Today I faced a long drive from Myvatn, roughly half way along Iceland’s north coast, to Holmavik at the entrance to the western fjords. My map said I could drive the 500km in six and half hours, but based on past experience I knew that it would take much longer after stops were added on, so I set off early. First stop was another of Iceland’s famous waterfalls, the Godafoss or “waterfall of the gods”. Helpfully it is located right on Route 1.
My next stop was for petrol at the teeming metropolis of Akueyri, which is Iceland’s second biggest city… with a population of only 18,191 (according to Wikipedia). It is supposed to be an interesting place but I didn’t have time to stop. After Akueyri I opted for the long scenic detour of the Trollaskagri peninsula, which follows the coast, rather than the more direct Route 1, which stays inland. Indeed the views were quite pretty, if not exceptional by Iceland standards.
As noon approached, I really fancied a coffee and looked in vain for somewhere to stop.
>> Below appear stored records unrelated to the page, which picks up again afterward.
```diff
diff --git a/v-express_amd/ops.py b/v-express_amd/ops.py
--- a/v-express_amd/ops.py
+++ b/v-express_amd/ops.py
@@ -881,6 +881,22 @@
 
 
 _BOUNDED_SOFTMAX = [os.environ.get("VX_ATTN_BOUND", "1") != "0"]
+_BOUNDED_SOFTMAX_WIDE = [os.environ.get("VX_ATTN_BOUND_WIDE", "1") != "0"]
+BOUNDED_WIDE_MIN_KV = 256
+
+
+def _bounded_path(head_dim, n_kv):
+    if not _BOUNDED_SOFTMAX[0]:
+        return False
+    if 32 < head_dim <= 48 and head_dim % 16:
+        return True
+    if head_dim in (80, 160):
+        wide = _BOUNDED_SOFTMAX_WIDE[0] and n_kv >= BOUNDED_WIDE_MIN_KV
+        _note_path("attention", (("head_dim", head_dim), ("n_kv", n_kv)), wide,
+                   "bounded softmax (attnw)" if wide else "online softmax (attn_kernel)",
+                   "" if wide else ("switched off" if not _BOUNDED_SOFTMAX_WIDE[0] else "short key set"))
+        return wide
+    return False
 
 
 def key_norm_max(k, *, kv_batches, heads, n_kv, head_dim):
@@ -901,7 +917,7 @@
     c = heads * head_dim
     flops = 4.0 * batch * heads * n_q * n_kv * head_dim
     nbytes = 2 * (2 * batch * n_q * c + 2 * (batch // q_per_kv) * n_kv * c)
-    if _BOUNDED_SOFTMAX[0] and 32 < head_dim <= 48 and head_dim % 16:
+    if _bounded_path(head_dim, n_kv):
         if kmax is None:
             kmax = key_norm_max(k, kv_batches=batch // q_per_kv, heads=heads, n_kv=n_kv, head_dim=head_dim)
         with _hbm_op("attention", nbytes, flops=flops):
```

Lonely planet recommended a couple of places but they were both closed (in the peak of the tourist season….). “Surely there will be somewhere in the next town” I kept on telling myself………but each settlement was a tiny windswept village, often without any shops at all. The weather changed, and it became overcast, with rain showers. My mood dropped. Finally at a place Hosfos I found a petrol station with a big shop attached…..and a café! However, their only coffee come not form a machine but a large thermos flask that had been filled with cheap filter coffee, which had been brewed long ago. I paid for a coffee and was given a paper cup to fill myself from the flask. Undrinkable. I searched on google for cafés near my location. The only place indicated within 100km was in an unlikely place – the tiny village of Holar, about 10km off the main road. Remembering that Holar (but not its café) was also mentioned in Lonely Planet, I decided to give it a go.
Despite the rain and clouds, Holar turned out to be a pretty little village nestling at the foot of tall mountains. Although tiny today, Holar was an important religious centre in the past and was a bishopric from 1106 to 1798. The see of Holar was restored in 1909 and there is a Bishop of Holar to this day. Holar had a pretty church (technically a cathedral even) dating from 1760 and some traditional old buildings with turf roofs. Continuing its tradition of being a centre of learning, Holar also has a (admittedly small) university teaching agriculture and tourism.
I could see a café attached the university buildings, but the lights inside were off. I tried the door in desperation…………and it opened! Inside was a small counter…….with a coffee machine. I rang a bell for service and a friendly Icelander served me expresso. He also recommended his asparagus and mushroom soup, made with mushrooms from the mountains around Holar – it was delicious!
The café in Holar was a lucky find because the next stretch of road was very boring and would have been hard to do without refreshment. The road rejoined the main Route 1, and ran, flat, monotonous and grey for mile after mile. Even Lonely Planet could not suggest anything worth stopping for in this dull, remote bit of the country. To make things worse, my car started to struggle against the ferocious headwind, and an array of warning lights appeared on my dashboard. I stopped to check the owner’s manual but found only Icelandic text. A search of the web (internet connection seems to be available almost everywhere around Iceland) suggested that the warnings were not critical and that I could carry on, but I had an uncomfortable feeling – breaking down here would be worse than inconvenient, since there were no garages for miles.
As I left Route 1 for Route 68 going to the Westfjords, the weather improved, and my warning lights suddenly disappeared. I even stopped to take some photos.
I finally made it to Holmavik at around 6pm – I had been on the road for nearly nine hours. It was a tiny place, and was functional rather than pretty – but at least I had arrived. The town had a shop, self-service petrol pump, a small port harbouring fishing boats, a pile of what looked like abandoned freight containers, a couple of guesthouses, a museum, and a cold wind howling along the main street.
Fortunately my accommodation was very good – unlike most of the places I had stayed so far, it had old furniture and looked like it might once have been someone’s home. And best of all it had a cosy living room with a comfortable sofa and view of the sea. I cooked the cod I bought in the local shop and celebrated the end of a long, difficult day with a glass of whisky.